Prompt: All lines of the listing that contain "case" should be shown in full.

**** Task data ****

struct LinParams {
  int m, kr, no;
  const float* w;
  int64_t ldw;
  int trans_b;
  const float* bias;
  int act;
  float act_param;
  float* y;
  float* z;
  const float* addend;
  int64_t ldy;
  const float* gsrc;
  int gact;
  int z_deriv;
  int stages;
  int split;
  int slots;
};

struct LinParamsGA : LinParams {
  const float* gadd;
  const int32_t* gptr;
  int ng;
  int64_t ldg;
};
template <bool GA> struct LinParamsOf { using type = LinParams; };
template <> struct LinParamsOf<true> { using type = LinParamsGA; };

constexpr int TILE_M = 64;
constexpr uint32_t A_STAGE = TILE_M * 128;
constexpr uint32_t SUB_BYTES = TILE_M * 128;
constexpr int LIN_THREADS = 384;

enum { EPI_NONE, EPI_RELU, EPI_SILU, EPI_SILU_ZD, EPI_TANH, EPI_OTHER };

template <int K, bool GA>
__device__ __forceinline__ float lin_epilogue1(const LinParams& p, float v, float& z, float a, float g) {
  z = v;
  if (K == EPI_RELU) v = isnan(v) ? v : fmaxf(v, 0.f);
  if (K == EPI_SILU) v = __fdividef(v, 1.f + __expf(-v));
  if (K == EPI_SILU_ZD) {
    const float s = __fdividef(1.f, 1.f + __expf(-v));
    v *= s;
    z = fmaf(v, 1.f - s, s);
  }
  if (K == EPI_TANH) v = tanhf(v);
  if (K == EPI_OTHER) v = hgb_act(v, p.act, p.act_param);
  if (GA || p.addend) v += a;
  if (p.gsrc) {
    if (p.gact == HGB_ACT_RELU_SELECT) v = hgb_relu_select(v, g);
    else v *= p.gact == HGB_ACT_DERIV ? g : hgb_act_grad(g, g, p.gact, p.act_param);
  }
  return v;
}

template <int K, bool GA>
__device__ __forceinline__ void lin_epilogue_sub(const LinParams& p, const float* sb, uint8_t* ys, uint8_t* zs, int tid, const float4* a,
                                                 const float4* g) {
#pragma unroll
  for (int j = 0; j < 4; ++j) {
    const int idx = j * 128 + tid, r = idx >> 3, q = idx & 7;
    const uint32_t off = (uint32_t)r * 128 + ((q ^ (r & 7)) << 4);
    float4 v = *reinterpret_cast<float4*>(ys + off), z;
    v.x = lin_epilogue1<K, GA>(p, v.x + sb[4 * q], z.x, a[j].x, g[j].x);
    v.y = lin_epilogue1<K, GA>(p, v.y + sb[4 * q + 1], z.y, a[j].y, g[j].y);
    v.z = lin_epilogue1<K, GA>(p, v.z + sb[4 * q + 2], z.z, a[j].z, g[j].z);
    v.w = lin_epilogue1<K, GA>(p, v.w + sb[4 * q + 3], z.w, a[j].w, g[j].w);
    *reinterpret_cast<float4*>(ys + off) = v;
    if (zs) *reinterpret_cast<float4*>(zs + off) = z;
  }
}

__device__ __forceinline__ int lin_graph_of(const LinParamsGA& p, int row) {
  int lo = 0, hi = p.ng;
  while (hi - lo > 1) {
    const int mid = (lo + hi) >> 1;
    if (__ldg(p.gptr + mid) <= row) lo = mid; else hi = mid;
  }
  return lo;
}

template <bool GA>
__device__ __forceinline__ void lin_load_operands(const typename LinParamsOf<GA>::type& p, int row0, int c, int tid, const int* gid, float4* a, float4* g) {
#pragma unroll
  for (int j = 0; j < 4; ++j) {
    const int idx = j * 128 + tid, row = row0 + (idx >> 3);
    const int64_t o = (int64_t)row * p.ldy + c * 32 + (idx & 7) * 4;
    const bool in = row < p.m;
    if (p.addend) a[j] = in ? __ldg(reinterpret_cast<const float4*>(p.addend + o)) : make_float4(0.f, 0.f, 0.f, 0.f);
    if constexpr (GA)
      a[j] = in ? __ldg(reinterpret_cast<const float4*>(p.gadd + (int64_t)gid[j] * p.ldg + c * 32 + (idx & 7) * 4))
                : make_float4(0.f, 0.f, 0.f, 0.f);
    if (p.gsrc) g[j] = in ? __ldg(reinterpret_cast<const float4*>(p.gsrc + o)) : make_float4(0.f, 0.f, 0.f, 0.f);
  }
}

template <int NC, bool SPLIT, bool GA>
__global__ void __launch_bounds__(LIN_THREADS, 1) tc_linear_kernel(const __grid_constant__ CUtensorMap tmap_a,
                                                                   const __grid_constant__ CUtensorMap tmap_y,
                                                                   const __grid_constant__ CUtensorMap tmap_z,
                                                                   const typename LinParamsOf<GA>::type p) {
  constexpr int NO = NC * 32;
  extern __shared__ uint8_t smem_raw[];
  uint8_t* smem = reinterpret_cast<uint8_t*>((reinterpret_cast<uintptr_t>(smem_raw) + 1023) & ~(uintptr_t)1023);
  const int KB = p.kr >> 5;
  const uint32_t b_pad = ((uint32_t)KB * NO * 128 + 1023) & ~1023u;
  uint8_t* sB = smem;
  uint8_t* sBlo = sB + b_pad;
  uint8_t* sOut = sB + (SPLIT ? 2 : 1) * (size_t)b_pad;
  uint8_t* sA = sOut + (size_t)2 * p.slots * SUB_BYTES;
  const int S = p.stages;
  const int SR = S >> 1;
  uint8_t* sAlo = sA + (size_t)S * A_STAGE;
  uint64_t* full = reinterpret_cast<uint64_t*>(sA + (size_t)(SPLIT ? 2 : 1) * S * A_STAGE);
  uint64_t* empty = full + S;
  uint64_t* full2 = empty + S;
  float* sbias = reinterpret_cast<float*>(full2 + S);

  const int warp = threadIdx.x >> 5, lane = threadIdx.x & 31;
  const int ntiles = (p.m + TILE_M - 1) / TILE_M;
  for (int i = threadIdx.x; i < NO; i += blockDim.x) sbias[i] = p.bias ? __ldg(p.bias + i) : 0.f;
  if (threadIdx.x == 0) {
    for (int s = 0; s < S; ++s) { mbar_init(full + s, 1); mbar_init(empty + s, 4); mbar_init(full2 + s, 3); }
    fence_barrier_init();
  }
  __syncthreads();

  if (warp < 4) {
    regs_dec<PRODUCER_REGS>();
    if (warp == 0) {
    if (lane == 0) {
      uint32_t li = 0;
      for (int t = blockIdx.x; t < ntiles; t += gridDim.x, ++li)
        for (int kb = 0; kb < KB; ++kb) {
          const uint32_t n = (li >> 1) * KB + kb;
          const int s = (li & 1) * SR + n % SR;
          mbar_wait(empty + s, ((n / SR) & 1) ^ 1);
          mbar_expect_tx(full + s, A_STAGE);
          tma_load_2d(sA + (size_t)s * A_STAGE, &tmap_a, full + s, kb * 32, t * TILE_M);
        }
    }
    } else {
    if (SPLIT) {
      const int tl = threadIdx.x - 32;
      uint32_t li = 0;
      for (int t = blockIdx.x; t < ntiles; t += gridDim.x, ++li)
        for (int kb = 0; kb < KB; ++kb) {
          const uint32_t n = (li >> 1) * KB + kb;
          const int s = (li & 1) * SR + n % SR;
          mbar_wait(full + s, (n / SR) & 1);
          float4* pa = reinterpret_cast<float4*>(sA + (size_t)s * A_STAGE);
          float4* pl = reinterpret_cast<float4*>(sAlo + (size_t)s * A_STAGE);
          for (int idx = tl; idx < (int)(A_STAGE / 16); idx += 96) {
            float4 h, l;
            split_f4(pa[idx], h, l);
            pa[idx] = h;
            pl[idx] = l;
          }
          fence_proxy_async();
          __syncwarp();
          if (lane == 0) mbar_arrive(full2 + s);
        }
    }
    }
  } else {
    regs_inc<CONSUMER_REGS>();
    {
      const int total = NO * p.kr;
      constexpr int SU = 8;
      for (int base = threadIdx.x - 128; base < total; base += 256 * SU) {
        float val[SU];
        uint32_t off[SU];
#pragma unroll
        for (int u = 0; u < SU; ++u) {
          const int i = base + u * 256;
          val[u] = 0.f;
          off[u] = 0xffffffffu;
          if (i < total) {
            if (!p.trans_b) {
              const int r = i / p.kr, c = i - r * p.kr;
              off[u] = kmajor_sw128_off(r, c, NO);
              val[u] = __ldg(p.w + (int64_t)r * p.ldw + c);
            } else {
              const int c = i / NO, r = i - c * NO;
              off[u] = kmajor_sw128_off(r, c, NO);
              val[u] = __ldg(p.w + (int64_t)c * p.ldw + r);
            }
          }
        }
#pragma unroll
        for (int u = 0; u < SU; ++u)
          if (off[u] != 0xffffffffu) {
            if (SPLIT) {
              const float hi = tf32_rna(val[u]);
              *reinterpret_cast<float*>(sB + off[u]) = hi;
              *reinterpret_cast<float*>(sBlo + off[u]) = tf32_rna(val[u] - hi);
            } else {
              *reinterpret_cast<float*>(sB + off[u]) = val[u];
            }
          }
      }
      fence_proxy_async();
    }
    named_bar_sync(1, 256);
    const int cw = (warp - 4) >> 2;
    const int wq = warp & 3;
    const int tid = threadIdx.x & 127;
    const uint32_t sA_addr = smem_u32(sA), sAlo_addr = smem_u32(sAlo), sB_addr = smem_u32(sB), sBlo_addr = smem_u32(sBlo);
    uint8_t* sOwn = sOut + (size_t)cw * p.slots * SUB_BYTES;
    const int per_sub = p.z ? 2 : 1;
    const int ahead = p.slots / per_sub - 1;
    const int kind = p.act == HGB_ACT_NONE ? EPI_NONE
                     : p.act == HGB_ACT_RELU ? EPI_RELU
                     : p.act == HGB_ACT_SILU ? (p.z && p.z_deriv ? EPI_SILU_ZD : EPI_SILU)
                     : p.act == HGB_ACT_TANH ? EPI_TANH
                                             : EPI_OTHER;
    const bool operands = GA || p.addend || p.gsrc;
    float acc[NC * 16];
    uint32_t sub = 0;
    int li = cw;
    for (int t = blockIdx.x + cw * gridDim.x; t < ntiles; t += 2 * gridDim.x, li += 2) {
      const int row0 = t * TILE_M;
      int gid[4] = {0, 0, 0, 0};
      if constexpr (GA) {
#pragma unroll
        for (int j = 0; j < 4; ++j) {
          const int row = row0 + ((j * 128 + tid) >> 3);
          if (row < p.m) gid[j] = lin_graph_of(p, row);
        }
      }
      float4 opa[4], opg[4];
#pragma unroll
      for (int j = 0; j < 4; ++j) opa[j] = opg[j] = make_float4(0.f, 0.f, 0.f, 0.f);
      constexpr bool early = NC < 8;
      if (early && operands) lin_load_operands<GA>(p, row0, 0, tid, gid, opa, opg);
#pragma unroll
      for (int j = 0; j < NC * 16; ++j) acc[j] = 0.f;
      const uint32_t n0 = (uint32_t)(li >> 1) * KB;
      for (int kb = 0; kb < KB; ++kb) {
        const uint32_t n = n0 + kb;
        const int s = cw * SR + n % SR;
        mbar_wait(SPLIT ? full2 + s : full + s, (n / SR) & 1);
        fence_regs<NC * 16>(acc);
        wgmma_fence();
#pragma unroll
        for (int k4 = 0; k4 < 4; ++k4) {
          const uint64_t ad = make_desc(sA_addr + s * A_STAGE + k4 * 32);
          const uint32_t boff = (uint32_t)kb * NO * 128 + k4 * 32;
          const uint64_t bd = make_desc(sB_addr + boff);
          if (SPLIT) {
            wgmma_tf32<NC>(acc, make_desc(sAlo_addr + s * A_STAGE + k4 * 32), bd);
            wgmma_tf32<NC>(acc, ad, make_desc(sBlo_addr + boff));
          }
          wgmma_tf32<NC>(acc, ad, bd);
        }
        wgmma_commit();
        fence_regs<NC * 16>(acc);
        if (kb > 0) {
          wgmma_wait<1>();
          if (lane == 0) mbar_arrive(empty + cw * SR + (n - 1) % SR);
        }
      }
      wgmma_wait<0>();
      fence_regs<NC * 16>(acc);
      if (lane == 0) mbar_arrive(empty + cw * SR + (n0 + KB - 1) % SR);
      if (!early && operands) lin_load_operands<GA>(p, row0, 0, tid, gid, opa, opg);
#pragma unroll 1
      for (int c = 0; c < NC; ++c, ++sub) {
        uint8_t* ys = sOwn + (size_t)((sub % (p.slots / per_sub)) * per_sub) * SUB_BYTES;
        uint8_t* zs = p.z ? ys + SUB_BYTES : nullptr;
        if (tid == 0) {
          if (ahead == 0) bulk_wait_read<0>(); else if (ahead == 1) bulk_wait_read<1>(); else bulk_wait_read<3>();
        }
        named_bar_sync(2 + cw, 128);
#pragma unroll
        for (int cc = 0; cc < NC; ++cc)
          if (cc == c) {
#pragma unroll
            for (int i = 0; i < 4; ++i)
#pragma unroll
              for (int h = 0; h < 2; ++h) {
                const int r = wq * 16 + (lane >> 2) + 8 * h, col = i * 8 + 2 * (lane & 3);
                *reinterpret_cast<float2*>(ys + kmajor_sw128_off(r, col, TILE_M)) =
                    make_float2(acc[16 * cc + 4 * i + 2 * h], acc[16 * cc + 4 * i + 2 * h + 1]);
              }
          }
        named_bar_sync(2 + cw, 128);
        const float* sb = sbias + c * 32;
        switch (kind) {
          case EPI_NONE: lin_epilogue_sub<EPI_NONE, GA>(p, sb, ys, zs, tid, opa, opg); break;
          case EPI_RELU: lin_epilogue_sub<EPI_RELU, GA>(p, sb, ys, zs, tid, opa, opg); break;
          case EPI_SILU: lin_epilogue_sub<EPI_SILU, GA>(p, sb, ys, zs, tid, opa, opg); break;
          case EPI_SILU_ZD: lin_epilogue_sub<EPI_SILU_ZD, GA>(p, sb, ys, zs, tid, opa, opg); break;
          case EPI_TANH: lin_epilogue_sub<EPI_TANH, GA>(p, sb, ys, zs, tid, opa, opg); break;
          default: lin_epilogue_sub<EPI_OTHER, GA>(p, sb, ys, zs, tid, opa, opg);
        }
        if (operands && c + 1 < NC) lin_load_operands<GA>(p, row0, c + 1, tid, gid, opa, opg);
        fence_proxy_async();
        named_bar_sync(2 + cw, 128);
        if (tid == 0) {
          tma_store_2d(&tmap_y, ys, c * 32, row0);
          if (zs) tma_store_2d(&tmap_z, zs, c * 32, row0);
          bulk_commit();
        }
      }
    }
    if (tid == 0) bulk_wait_all();
  }
}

****

Solution for this problem:
          case EPI_NONE: lin_epilogue_sub<EPI_NONE, GA>(p, sb, ys, zs, tid, opa, opg); break;
          case EPI_RELU: lin_epilogue_sub<EPI_RELU, GA>(p, sb, ys, zs, tid, opa, opg); break;
          case EPI_SILU: lin_epilogue_sub<EPI_SILU, GA>(p, sb, ys, zs, tid, opa, opg); break;
          case EPI_SILU_ZD: lin_epilogue_sub<EPI_SILU_ZD, GA>(p, sb, ys, zs, tid, opa, opg); break;
          case EPI_TANH: lin_epilogue_sub<EPI_TANH, GA>(p, sb, ys, zs, tid, opa, opg); break;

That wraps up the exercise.